- They are horribly dependent on the size of the objects in your world. For small objects they produce crisp shadows - for big ones they produce muck.
- Odds are the number of objects floating around (cars, buildings, etc.) is several orders of magnitude larger than the number of CSM layers you might use. I get good results with 8 CSM layers, and can probably reduce that with careful optimization. I usually have more than 8 buildings on screen. (That means a lot of thrash as we create, then use each shadow map, with GL setup each time.)
For each "layer" (that is, a distance-wise partition of the user's frustum that gets a separate shadow map) we normally calculate the shadow map's bounding cube around the corners of the user's view sub-frustum (for that layer).
But that's really a much bigger bounding box than we need. For the price of an iteration over the scene graph* we can calculate a smaller bounding box that is "pinched in" to the edge of the content we need to draw.
Is this a win? Well, it depends...on...
- The size of your scenery content. You won't get a pinch in that's much smaller than the smallest indivisible entities in your world.
- The overall shape of your scenery content - if it really fills the frustum, no win.
- Very little benefit for the nearest layers...they are usually so small (a few dozen meters) that they include much larger scenery entities. (Our ground patches can be several kilometers, so no win.) But for the far layers, we might reduce the bounding box by 25-50% in some dimensions...that's almost like doubling your texture!
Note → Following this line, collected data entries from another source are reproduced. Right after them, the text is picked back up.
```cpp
__device__ __forceinline__ void wave_lds_sync() {
  __builtin_amdgcn_fence(__ATOMIC_RELEASE, "wavefront");
  __builtin_amdgcn_wave_barrier();
  __builtin_amdgcn_fence(__ATOMIC_ACQUIRE, "wavefront");
}
// ... 813 lines not shown
        }
        seg_mm<NB, false, false>(qr, qi, dr, di, tr, ti);
#pragma unroll
        for (int i = 0; i < NB; ++i)
#pragma unroll
          for (int j = 0; j < NB; ++j) {
            double sr = 0.0, si = 0.0;
#pragma unroll
            for (int q = 0; q < NB; ++q) {
              sr = fma(tr[i * NB + q], qr[j * NB + q], fma(ti[i * NB + q], qi[j * NB + q], sr));
              si = fma(ti[i * NB + q], qr[j * NB + q], fma(-tr[i * NB + q], qi[j * NB + q], si));
            }
            if constexpr (MODE == BLKSEG_FWD) dseg_at(i * NB + j) = make_double2(sr, si);
            else dl_at(i * NB + j) = make_double2(sr, si);
          }
        __builtin_amdgcn_sched_barrier(0);
        const double f = 2.0 * sp.pen_mu;
#pragma unroll
        for (int i = 0; i < NB; ++i)
#pragma unroll
          for (int j = 0; j < NB; ++j) {
            double sr = 0.0, si = 0.0;
#pragma unroll
            for (int q = 0; q < NB; ++q) {
              sr = fma(dr[i * NB + q], Hr[q * NB + j], fma(-di[i * NB + q], Hi[q * NB + j], sr));
              si = fma(dr[i * NB + q], Hi[q * NB + j], fma(di[i * NB + q], Hr[q * NB + j], si));
            }
            hr[i * NB + j] = fma(f, sr, hr[i * NB + j]);
            hi[i * NB + j] = fma(f, si, hi[i * NB + j]);
          }
        __builtin_amdgcn_sched_barrier(0);
      }
    }
    seg_mm<NB, false, false>(qr, qi, hr, hi, tr, ti);
    seg_mm<NB, false, true>(tr, ti, qr, qi, Gr, Gi);
  }

  if (!early) publish();
  BK_T(t2e);
  BK_ADD(2, t2e - t2);
  if constexpr (MODE == BLKSEG_FWD) {
    if (sact)
#pragma unroll
      for (int e = 0; e < E; ++e) gseg_at(e) = make_double2(Gr[e], Gi[e]);
    if (sp.terms && tid == 0) atomicAdd(sp.terms + b % TERM_SLOTS, (unsigned long long)Nt * ((unsigned long long)P << J));
    return;
  }
  }
  BK_T(t3);
  const double mu1r = sp.mur[1], mu1i = sp.mui[1], mu2r = sp.mur[2], mu2i = sp.mui[2];
  const double pen2 = PEN ? 2.0 * sp.pen_mu : 0.0;
  auto pen_step = [&](const double (&ur)[E], const double (&ui)[E]) {
    seg_pen_step<NB>(pm, pen2, slot + (size_t)opaque(s) * E * nblk + beta, nblk, ur, ui, Gr, Gi);
  };
  double zr, zi;
  lane_z(zr, zi);
  if (su) {
#pragma unroll
    for (int e = 0; e < E; ++e) {
      const double t = fma(zr, Gr[e], zi * Gi[e]);
      Gi[e] = fma(zr, Gi[e], -zi * Gr[e]);
      Gr[e] = t;
    }
  }
  const double pen2r = pen2 * zr, pen2i = -pen2 * zi;
  auto pen_step_v = [&](const double (&ur)[E], const double (&ui)[E]) {
    seg_pen_step<NB, true>(pm, pen2r, slot + (size_t)opaque(s) * E * nblk + beta, nblk, ur, ui, Gr, Gi, pen2i);
  };
  double* const wr = wred + 128 * RB * w;
  const int nrl = sp.UPW * max(nu, 1);
  const int rq = l / nrl, rrem = l - rq * nrl, ro = rrem / max(nu, 1), rj = rrem - ro * max(nu, 1);
  int rslot = 0;
  auto reduce = [&](int jj, double acc1, double acc2) {
    const int r = rslot;
    rslot = r == RB - 1 ? 0 : r + 1;
    *reinterpret_cast<double2*>(wr + 128 * r + 2 * l) = make_double2(acc1, acc2);
    if (r == RB - 1 || jj == 0) {
      wave_lds_sync();
      if (rq <= r) {
        const int ss = w * sp.UPW + ro, kk = ss * L + jj + r - rq;
        if (ss < S && kk < Nt) {
          const double* src = wr + 128 * rq + 2 * ro * nblk + rj;
          double sum = 0.0;
          for (int q = 0; q < nblk; ++q) sum += src[2 * q];
          dJ[(size_t)kk * nu + rj] = sum;
        }
      }
      wave_lds_sync();
    }
  };
  double pa1[4] = {0, 0, 0, 0}, pa2[4] = {0, 0, 0, 0};
  const double zxd0 = NB == 2 ? gk[0].d0 + sp.mui[0] : 0.0, zxd1 = NB == 2 ? gk[0].d1 + sp.mui[0] : 0.0;
  const double zx0 = 0.5 * (zxd0 + zxd1), zx3 = 0.5 * (zxd0 - zxd1), zx02 = zx0 * zx0;
  if constexpr (NB == 2) {
    sk2_pauli2(Sk2{gk[1].d0 + mu1i, gk[1].d1 + mu1i, gk[1].r, gk[1].q}, pa1);
    sk2_pauli2(Sk2{gk[2].d0 + mu2i, gk[2].d1 + mu2i, gk[2].r, gk[2].q}, pa2);
  }
  double tsr = 0.0, tsi = 0.0;
  auto p3_fast = [&](int jj, auto SEL_, auto K_, auto ZD_, const double2* upre = nullptr) {
    constexpr bool SEL = decltype(SEL_)::value;
    constexpr int KS = decltype(K_)::value;
    constexpr bool ZD = decltype(ZD_)::value;
    if constexpr (NB == 2) {
      const int k = kb + jj;
      const bool act = !SEL || (sact && k < ke);
      const double* r = SEL ? rec + 4 * (size_t)(act ? k : 0) : reck + 4 * (size_t)jj;
      const double2 u = upre ? *upre : *reinterpret_cast<const double2*>(r + 2);
      Sk2 ah;
      double ur[4], ui[4], ex[5];
      if constexpr (ZD) {
        double vv[4];
        sk2_form_v<KS, ORD == 0>(gk, u, za0, ah, vv, zr, zi, ex);
        sk2_expand(vv, ur, ui);
      } else {
        sk2_form<KS, ORD == 0>(gk, *reinterpret_cast<const double2*>(r), u, ah, ur, ui, ex);
      }
      if constexpr (PEN) {
        if (pm && (!SEL || act)) {
          if constexpr (ZD) pen_step_v(ur, ui);
          else pen_step(ur, ui);
        }
      }
      double Kr[4], Ki[4], tr[4], ti[4];
      seg_mm<2, true, false>(ur, ui, Gr, Gi, Kr, Ki);
      seg_mm<2, false, false>(Kr, Ki, ur, ui, tr, ti);
#pragma unroll
      for (int e = 0; e < 4; ++e) {
        Gr[e] = !SEL || act ? tr[e] : Gr[e];
        Gi[e] = !SEL || act ? ti[e] : Gi[e];
      }
      const double mki = ZD ? sp.mui[0] : fma(u.y, mu2i, fma(u.x, mu1i, sp.mui[0]));
      const Sk2 x{ah.d0 + mki, ah.d1 + mki, ah.r, ah.q};
      if constexpr (TS) {
        const double t_re = fma(-x.d0, ti[0], fma(-x.d1, ti[3], fma(x.r, tr[2] - tr[1], -x.q * (ti[2] + ti[1]))));
        tsr += !SEL || act ? t_re : 0.0;
        if constexpr (ZD) {
          const double t_im = fma(x.d0, tr[0], fma(x.d1, tr[3], fma(x.r, ti[2] - ti[1], x.q * (tr[2] + tr[1]))));
          tsi += !SEL || act ? t_im : 0.0;
        }
      }
      double acc1, acc2;
      if constexpr (ORD == 0) {
        sk2_contract_exact<ZD>(x, pa1, pa2, Kr, Ki, ex, acc1, acc2, zx3);
      } else if constexpr (ORD <= 3) {
        sk2_contract_pauli<ORD, ZD>(x, pa1, pa2, Kr, Ki, acc1, acc2, zx0, zx3, zx02);
      } else {
        const Sk2 e1{gk[1].d0 + mu1i, gk[1].d1 + mu1i, gk[1].r, gk[1].q};
        const Sk2 e2{gk[2].d0 + mu2i, gk[2].d1 + mu2i, gk[2].r, gk[2].q};
        sk2_contract<ORD>(x, e1, e2, Kr, Ki, acc1, acc2);
      }
      reduce(jj, !SEL || act ? acc1 : 0.0, !SEL || act ? acc2 : 0.0);
    }
  };
  auto loop3z = [&](auto K_, auto ZD_) {
    int jj = L - 1;
    for (; jj >= Lf; --jj) {
      if (turns) seg_turn(grp, ngrp, jj);
      sprog.step(L + (L - 1 - jj));
      p3_fast(jj, std::true_type(), K_, ZD_);
    }
    constexpr bool PRE = decltype(ZD_)::value;
    double2 un = make_double2(0.0, 0.0);
    if (PRE && jj >= 0) un = *reinterpret_cast<const double2*>(reck + 4 * (size_t)jj + 2);
    for (; jj >= 0; --jj) {
      if (turns) seg_turn(grp, ngrp, jj);
      sprog.step(L + (L - 1 - jj));
      const double2 uc = un;
      if constexpr (PRE) {
        un = *reinterpret_cast<const double2*>(reck + 4 * (size_t)max(jj - 1, 0) + 2);
        __builtin_amdgcn_sched_barrier(0);
      }
      p3_fast(jj, std::false_type(), K_, ZD_, PRE ? &uc : nullptr);
    }
  };
  auto loop3 = [&](auto K_) {
    if (zd) loop3z(K_, std::true_type());
    else loop3z(K_, std::false_type());
  };
  if (fast) {
    if (ksel == 5) loop3(std::integral_constant<int, 5>());
    else if (ksel == 7) loop3(std::integral_constant<int, 7>());
    else loop3(std::integral_constant<int, BLKSEG_KMAX>());
  } else {
    for (int jj = L - 1; jj >= 0; --jj) {
      if (turns) seg_turn(grp, ngrp, jj);
      sprog.step(L + (L - 1 - jj));
      const int k = kb + jj;
      const bool act = sact && k < ke;
      const double* rk[1] = {rec + 4 * (size_t)(act ? k : 0)};
      const auto gen = gen_at(GREG ? beta : opaque(beta));
      double ar[1][E], ai[1][E], ur[1][E], ui[1][E];
      seg_form<NB, 1>(gen, rk, s0, P, J, ar, ai, ur, ui);
      if constexpr (PEN) {
        if (pm && act) pen_step(ur[0], ui[0]);
      }
      constexpr bool TSE = TS && NB == 3 && ORD == 1;
      if constexpr (TSE) {
        double t_re = 0.0, gtr = 0.0, gti = 0.0;
#pragma unroll
        for (int i = 0; i < NB; ++i) {
          gtr += Gr[i * NB + i];
          gti += Gi[i * NB + i];
#pragma unroll
          for (int q = 0; q < NB; ++q)
            t_re = fma(ar[0][i * NB + q], Gr[q * NB + i], fma(-ai[0][i * NB + q], Gi[q * NB + i], t_re));
        }
        const double2 sv = *reinterpret_cast<const double2*>(rk[0] + 2);
        const double v1 = ldexp(sv.x, J), v2 = ldexp(sv.y, J);
        const double nr = fma(v2, sp.mur[2], fma(v1, sp.mur[1], sp.mur[0]));
        const double ni = fma(v2, sp.mui[2], fma(v1, sp.mui[1], sp.mui[0]));
        t_re = fma(nr, gtr, fma(-ni, gti, ldexp(t_re, J)));
        tsr += act ? t_re : 0.0;
      }
      double Kr[E], Ki[E], tr[E], ti[E];
      seg_mm<NB, true, false>(ur[0], ui[0], Gr, Gi, Kr, Ki);
      seg_mm<NB, false, false>(Kr, Ki, ur[0], ui[0], tr, ti);
#pragma unroll
      for (int e = 0; e < E; ++e) {
        Gr[e] = act ? tr[e] : Gr[e];
        Gi[e] = act ? ti[e] : Gi[e];
      }
      const double2 su = *reinterpret_cast<const double2*>(rk[0] + 2);
      const double u1 = ldexp(su.x, J), u2 = ldexp(su.y, J);
      const double mkr = fma(u2, sp.mur[2], fma(u1, sp.mur[1], sp.mur[0]));
      const double mki = fma(u2, sp.mui[2], fma(u1, sp.mui[1], sp.mui[0]));
      const double dgr = ORD == 0 ? 0.0 : mkr, dgi = ORD == 0 ? 0.0 : mki;
      double xr[E], xi[E];
      if constexpr (XA) {
#pragma unroll
        for (int e = 0; e < E; ++e) {
          xr[e] = (J ? ldexp(ar[0][e], J) : ar[0][e]) + (e % (NB + 1) == 0 ? dgr : 0.0);
          xi[e] = (J ? ldexp(ai[0][e], J) : ai[0][e]) + (e % (NB + 1) == 0 ? dgi : 0.0);
        }
      } else {
        const auto gen2 = gen_at(opaque(beta));
#pragma unroll
        for (int e = 0; e < E; ++e) {
          const double2 g0 = gen2(0, e), g1 = gen2(1, e), g2 = gen2(2, e);
          xr[e] = fma(u2, g2.x, fma(u1, g1.x, g0.x)) + (e % (NB + 1) == 0 ? dgr : 0.0);
          xi[e] = fma(u2, g2.y, fma(u1, g1.y, g0.y)) + (e % (NB + 1) == 0 ? dgi : 0.0);
        }
      }
      if constexpr (TS && !TSE) {
        double t_re = 0.0;
#pragma unroll
        for (int i = 0; i < NB; ++i)
#pragma unroll
          for (int q = 0; q < NB; ++q)
            t_re = fma(xr[i * NB + q], Gr[q * NB + i], fma(-xi[i * NB + q], Gi[q * NB + i], t_re));
        if constexpr (ORD == 0) {
          double gtr = 0.0, gti = 0.0;
#pragma unroll
          for (int i = 0; i < NB; ++i) {
            gtr += Gr[i * NB + i];
            gti += Gi[i * NB + i];
          }
          t_re = fma(mkr, gtr, fma(-mki, gti, t_re));
        }
        tsr += act ? t_re : 0.0;
      }
      double acc1, acc2;
      constexpr bool GST = ORD == 0 && NB == 3 && !PEN;
      if constexpr (GST) {
        double2* const gp = slot + (size_t)opaque(sact ? s : 0) * E * nblk + beta;
        if (sact)
#pragma unroll
          for (int e = 0; e < E; ++e) gp[e * nblk] = make_double2(Gr[e], Gi[e]);
      }
      if constexpr (ORD == 0) {
        seg_contract_exact<NB>([&] { return gen_at(GREG ? beta : opaque(beta)); }, xr, xi, Kr, Ki, nex, rk[0][0],
                               rk[0][1], mu1r, mu1i, mu2r, mu2i, acc1, acc2);
      } else {
        seg_contract<NB, ORD, XA>(gen, xr, xi, Kr, Ki, mu1r, mu1i, mu2r, mu2i, acc1, acc2);
      }
      if constexpr (GST) {
        const double2* const gp = slot + (size_t)opaque(sact ? s : 0) * E * nblk + beta;
#pragma unroll
        for (int e = 0; e < E; ++e) {
          const double2 v = gp[e * nblk];
          Gr[e] = v.x;
          Gi[e] = v.y;
        }
      }
      reduce(jj, act ? acc1 : 0.0, act ? acc2 : 0.0);
    }
  }
  if (turns || sprog.on) __builtin_amdgcn_s_setprio(0);
  BK_T(t4);
  BK_ADD(3, t4 - t3);
  SEGW_SET(16 + w, t4 - t0);
  if constexpr (TS) {
    double v = su ? zr * tsr - zi * tsi : tsr;
    v = sact ? v : 0.0;
    for (int off = 32; off > 0; off >>= 1) v += __shfl_xor(v, off);
    if (l == 0) red[w] = v;
  }
  __syncthreads();
  if constexpr (TS) {
    if (tid == 0) {
      double sum = 0.0;
      for (int q = 0; q < W; ++q) sum += red[q];
      sp.dJdtau[b] = sum / tau;
    }
  }
  double* const og = sp.dJdu + (size_t)b * Nt * nu;
  for (int i = tid; i < Nt * nu; i += nthr) og[i] = dJ[i];
  if (MODE == BLKSEG_FUSED && sp.terms && tid == 0)
    atomicAdd(sp.terms + b % TERM_SLOTS, (unsigned long long)Nt * ((unsigned long long)P << J));
  BK_T(t5);
  BK_ADD(4, t5 - t4);
  BK_ADD(5, t5 - t0);
}

template <bool VEC>
__global__ __launch_bounds__(256) void k_ens_reduce(int B, int E, int n, const double* __restrict__ w,
                                                    const double* __restrict__ g, const double* __restrict__ Jm,
                                                    double* __restrict__ dJdu, double* __restrict__ J,
                                                    double* __restrict__ J2) {
  const int nv = VEC ? n / 2 : n;
  const long long idx = (long long)blockIdx.x * blockDim.x + threadIdx.x;
  if (idx < (long long)B * nv) {
    const int p = (int)(idx / nv), i = (int)(idx - (long long)p * nv);
    if constexpr (VEC) {
      const double2* src = reinterpret_cast<const double2*>(g + (size_t)p * E * n) + i;
      double2 acc = make_double2(0.0, 0.0);
// ... 154 lines not shown
```

Before: 4.757 million.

- The shape of our content is a win. Since the world is sort of flat and 2-dimensional, usually at least one axis of the bounding box (depending on the sun's angle) is horribly wasted. That's where we get a win.
But in practice, there is no scenery below the ground. So we can "pinch in" the far clip plane of the sun's camera (which is really far from the sun, just in case anything below the surface of the earth is visible), bringing that far clip plane all the way up to the lowest ground point. Similarly, if we're not shadowing clouds (they are handled separately) the near clip plane can be pushed down to the tallest building.
This makes the far layers much, much more useful. Normally if the layer is 10 km away at 60 degrees FOV, the bounding box for the shadow map is going to have 10000 meters from its near to far plane. If we "pinch in", we can reduce this "depth of field" to the difference between the lowest and highest scenery items, which might only be 100 or 200 meters.
(This is of course a best-case scenario...put a mountain in there and angle the sun a bit and the win is much more modest.)
As a side effect, the scene graph traversal lets us completely eliminate layers that contain no content - I am finding I drop at least one layer that way.
EDIT: all of the above data is totally misleading - for shadowing 3-d content, the above is true. But if the terrain mesh is included (it is much larger, and its granularity is larger), the savings all vanish.
* Lazy evaluation can make this a lot faster - simply skip whole sub-trees of the scene graph that are already entirely inside the "pinched" cube)